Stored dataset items

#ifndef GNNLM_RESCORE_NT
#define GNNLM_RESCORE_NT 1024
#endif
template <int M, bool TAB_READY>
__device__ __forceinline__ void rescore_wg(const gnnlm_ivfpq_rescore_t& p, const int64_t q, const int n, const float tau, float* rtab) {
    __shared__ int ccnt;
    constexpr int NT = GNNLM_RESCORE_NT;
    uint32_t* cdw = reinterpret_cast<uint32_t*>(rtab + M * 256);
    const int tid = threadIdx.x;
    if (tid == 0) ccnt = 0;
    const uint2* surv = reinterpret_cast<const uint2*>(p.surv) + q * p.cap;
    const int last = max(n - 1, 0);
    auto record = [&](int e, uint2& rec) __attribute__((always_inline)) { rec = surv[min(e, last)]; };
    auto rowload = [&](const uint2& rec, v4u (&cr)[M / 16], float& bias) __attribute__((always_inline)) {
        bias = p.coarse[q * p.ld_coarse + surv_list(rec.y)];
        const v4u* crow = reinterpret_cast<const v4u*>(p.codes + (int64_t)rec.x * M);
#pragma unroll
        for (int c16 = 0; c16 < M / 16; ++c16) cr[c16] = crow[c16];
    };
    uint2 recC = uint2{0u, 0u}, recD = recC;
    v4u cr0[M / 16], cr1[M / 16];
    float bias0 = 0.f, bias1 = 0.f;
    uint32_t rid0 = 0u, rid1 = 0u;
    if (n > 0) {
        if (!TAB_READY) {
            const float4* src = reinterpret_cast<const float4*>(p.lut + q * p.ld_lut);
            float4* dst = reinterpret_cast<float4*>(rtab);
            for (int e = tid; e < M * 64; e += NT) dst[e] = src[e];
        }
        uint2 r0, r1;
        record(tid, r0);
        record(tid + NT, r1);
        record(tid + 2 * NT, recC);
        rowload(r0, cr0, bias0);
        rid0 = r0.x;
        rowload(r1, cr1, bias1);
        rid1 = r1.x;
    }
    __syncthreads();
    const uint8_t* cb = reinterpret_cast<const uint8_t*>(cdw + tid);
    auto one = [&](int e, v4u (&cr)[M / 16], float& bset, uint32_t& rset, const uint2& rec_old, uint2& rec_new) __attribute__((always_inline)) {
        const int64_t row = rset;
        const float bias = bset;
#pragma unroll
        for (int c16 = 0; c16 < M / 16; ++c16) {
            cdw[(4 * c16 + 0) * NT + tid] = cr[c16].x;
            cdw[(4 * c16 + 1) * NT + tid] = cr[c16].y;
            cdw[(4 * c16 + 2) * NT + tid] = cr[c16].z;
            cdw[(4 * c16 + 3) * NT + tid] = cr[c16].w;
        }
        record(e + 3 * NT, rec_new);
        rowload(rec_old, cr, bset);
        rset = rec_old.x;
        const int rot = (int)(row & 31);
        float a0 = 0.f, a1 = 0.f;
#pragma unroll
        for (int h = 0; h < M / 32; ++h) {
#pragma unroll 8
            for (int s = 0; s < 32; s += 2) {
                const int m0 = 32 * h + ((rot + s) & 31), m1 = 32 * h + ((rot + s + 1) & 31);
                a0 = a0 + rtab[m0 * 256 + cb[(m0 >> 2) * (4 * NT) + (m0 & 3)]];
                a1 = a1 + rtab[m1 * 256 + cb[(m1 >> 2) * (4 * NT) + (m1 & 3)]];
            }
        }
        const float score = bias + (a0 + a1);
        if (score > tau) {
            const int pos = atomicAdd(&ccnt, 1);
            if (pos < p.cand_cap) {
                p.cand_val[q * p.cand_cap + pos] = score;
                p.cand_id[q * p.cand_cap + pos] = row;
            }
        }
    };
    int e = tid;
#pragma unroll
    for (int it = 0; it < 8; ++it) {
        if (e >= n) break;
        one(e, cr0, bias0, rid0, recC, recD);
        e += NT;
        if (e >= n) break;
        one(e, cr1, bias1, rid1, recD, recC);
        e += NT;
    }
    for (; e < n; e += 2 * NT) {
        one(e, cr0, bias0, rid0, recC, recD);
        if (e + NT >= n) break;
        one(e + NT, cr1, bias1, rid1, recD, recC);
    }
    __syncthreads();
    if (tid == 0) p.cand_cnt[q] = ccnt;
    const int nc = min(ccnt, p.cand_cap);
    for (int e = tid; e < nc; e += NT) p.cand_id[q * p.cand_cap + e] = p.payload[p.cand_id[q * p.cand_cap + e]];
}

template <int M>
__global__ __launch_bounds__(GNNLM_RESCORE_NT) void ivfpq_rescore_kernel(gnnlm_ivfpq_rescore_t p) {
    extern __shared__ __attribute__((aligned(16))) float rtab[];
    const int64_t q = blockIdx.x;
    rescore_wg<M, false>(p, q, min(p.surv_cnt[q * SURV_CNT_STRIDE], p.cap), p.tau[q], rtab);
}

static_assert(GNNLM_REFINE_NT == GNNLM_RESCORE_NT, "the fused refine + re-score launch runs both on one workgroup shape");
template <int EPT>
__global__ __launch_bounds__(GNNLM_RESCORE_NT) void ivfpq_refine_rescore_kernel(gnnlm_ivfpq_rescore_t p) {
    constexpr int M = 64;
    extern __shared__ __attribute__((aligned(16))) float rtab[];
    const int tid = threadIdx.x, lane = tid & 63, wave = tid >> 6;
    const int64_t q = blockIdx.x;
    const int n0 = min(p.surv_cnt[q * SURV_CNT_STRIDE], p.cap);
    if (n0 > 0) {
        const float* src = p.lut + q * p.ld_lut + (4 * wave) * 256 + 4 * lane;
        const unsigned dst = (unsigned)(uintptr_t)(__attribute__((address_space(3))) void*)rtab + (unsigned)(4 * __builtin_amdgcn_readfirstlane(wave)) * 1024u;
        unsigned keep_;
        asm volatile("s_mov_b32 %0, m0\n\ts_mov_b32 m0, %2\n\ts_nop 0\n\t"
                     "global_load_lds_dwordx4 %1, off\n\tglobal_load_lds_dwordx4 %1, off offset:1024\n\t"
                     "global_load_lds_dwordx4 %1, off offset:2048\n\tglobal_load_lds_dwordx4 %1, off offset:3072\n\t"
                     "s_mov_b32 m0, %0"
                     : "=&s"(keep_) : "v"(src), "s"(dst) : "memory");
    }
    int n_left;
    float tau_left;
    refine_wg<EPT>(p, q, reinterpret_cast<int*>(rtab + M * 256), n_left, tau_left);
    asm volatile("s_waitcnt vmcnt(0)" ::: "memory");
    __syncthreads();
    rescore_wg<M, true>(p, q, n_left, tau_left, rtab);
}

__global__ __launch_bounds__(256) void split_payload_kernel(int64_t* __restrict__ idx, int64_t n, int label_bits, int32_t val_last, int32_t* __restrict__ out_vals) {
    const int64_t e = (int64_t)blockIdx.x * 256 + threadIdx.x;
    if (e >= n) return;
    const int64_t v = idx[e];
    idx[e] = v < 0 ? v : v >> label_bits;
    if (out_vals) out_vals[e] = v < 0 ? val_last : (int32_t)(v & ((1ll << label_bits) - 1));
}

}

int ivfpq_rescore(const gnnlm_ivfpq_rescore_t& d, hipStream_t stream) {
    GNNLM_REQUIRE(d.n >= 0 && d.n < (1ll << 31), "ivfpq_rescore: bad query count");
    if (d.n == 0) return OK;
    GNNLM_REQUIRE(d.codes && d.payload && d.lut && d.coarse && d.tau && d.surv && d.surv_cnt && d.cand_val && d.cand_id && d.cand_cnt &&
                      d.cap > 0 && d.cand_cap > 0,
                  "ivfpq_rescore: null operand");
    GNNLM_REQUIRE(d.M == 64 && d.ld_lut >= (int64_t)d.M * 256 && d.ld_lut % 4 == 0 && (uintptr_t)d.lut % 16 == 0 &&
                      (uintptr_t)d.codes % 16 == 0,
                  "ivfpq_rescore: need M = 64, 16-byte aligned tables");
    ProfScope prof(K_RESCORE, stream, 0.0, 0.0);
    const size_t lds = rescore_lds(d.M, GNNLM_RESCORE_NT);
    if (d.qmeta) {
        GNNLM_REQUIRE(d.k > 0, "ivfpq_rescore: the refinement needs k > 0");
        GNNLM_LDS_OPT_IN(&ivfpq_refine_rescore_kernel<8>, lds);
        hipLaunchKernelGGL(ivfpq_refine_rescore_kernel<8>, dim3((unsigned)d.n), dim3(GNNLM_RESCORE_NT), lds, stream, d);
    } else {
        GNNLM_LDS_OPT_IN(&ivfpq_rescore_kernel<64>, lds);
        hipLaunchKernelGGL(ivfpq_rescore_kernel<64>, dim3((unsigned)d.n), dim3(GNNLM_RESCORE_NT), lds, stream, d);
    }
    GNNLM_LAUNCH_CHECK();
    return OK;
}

• YOUR INSTRUCTIONS:
Final part of the records: return the line that contains "GNNLM_REQUIRE(d.n >= 0" and every line after it, exactly, with no other lines added.

• WRITTEN REPLY:
    GNNLM_REQUIRE(d.n >= 0 && d.n < (1ll << 31), "ivfpq_rescore: bad query count");
    if (d.n == 0) return OK;
    GNNLM_REQUIRE(d.codes && d.payload && d.lut && d.coarse && d.tau && d.surv && d.surv_cnt && d.cand_val && d.cand_id && d.cand_cnt &&
                      d.cap > 0 && d.cand_cap > 0,
                  "ivfpq_rescore: null operand");
    GNNLM_REQUIRE(d.M == 64 && d.ld_lut >= (int64_t)d.M * 256 && d.ld_lut % 4 == 0 && (uintptr_t)d.lut % 16 == 0 &&
                      (uintptr_t)d.codes % 16 == 0,
                  "ivfpq_rescore: need M = 64, 16-byte aligned tables");
    ProfScope prof(K_RESCORE, stream, 0.0, 0.0);
    const size_t lds = rescore_lds(d.M, GNNLM_RESCORE_NT);
    if (d.qmeta) {
        GNNLM_REQUIRE(d.k > 0, "ivfpq_rescore: the refinement needs k > 0");
        GNNLM_LDS_OPT_IN(&ivfpq_refine_rescore_kernel<8>, lds);
        hipLaunchKernelGGL(ivfpq_refine_rescore_kernel<8>, dim3((unsigned)d.n), dim3(GNNLM_RESCORE_NT), lds, stream, d);
    } else {
        GNNLM_LDS_OPT_IN(&ivfpq_rescore_kernel<64>, lds);
        hipLaunchKernelGGL(ivfpq_rescore_kernel<64>, dim3((unsigned)d.n), dim3(GNNLM_RESCORE_NT), lds, stream, d);
    }
    GNNLM_LAUNCH_CHECK();
    return OK;
}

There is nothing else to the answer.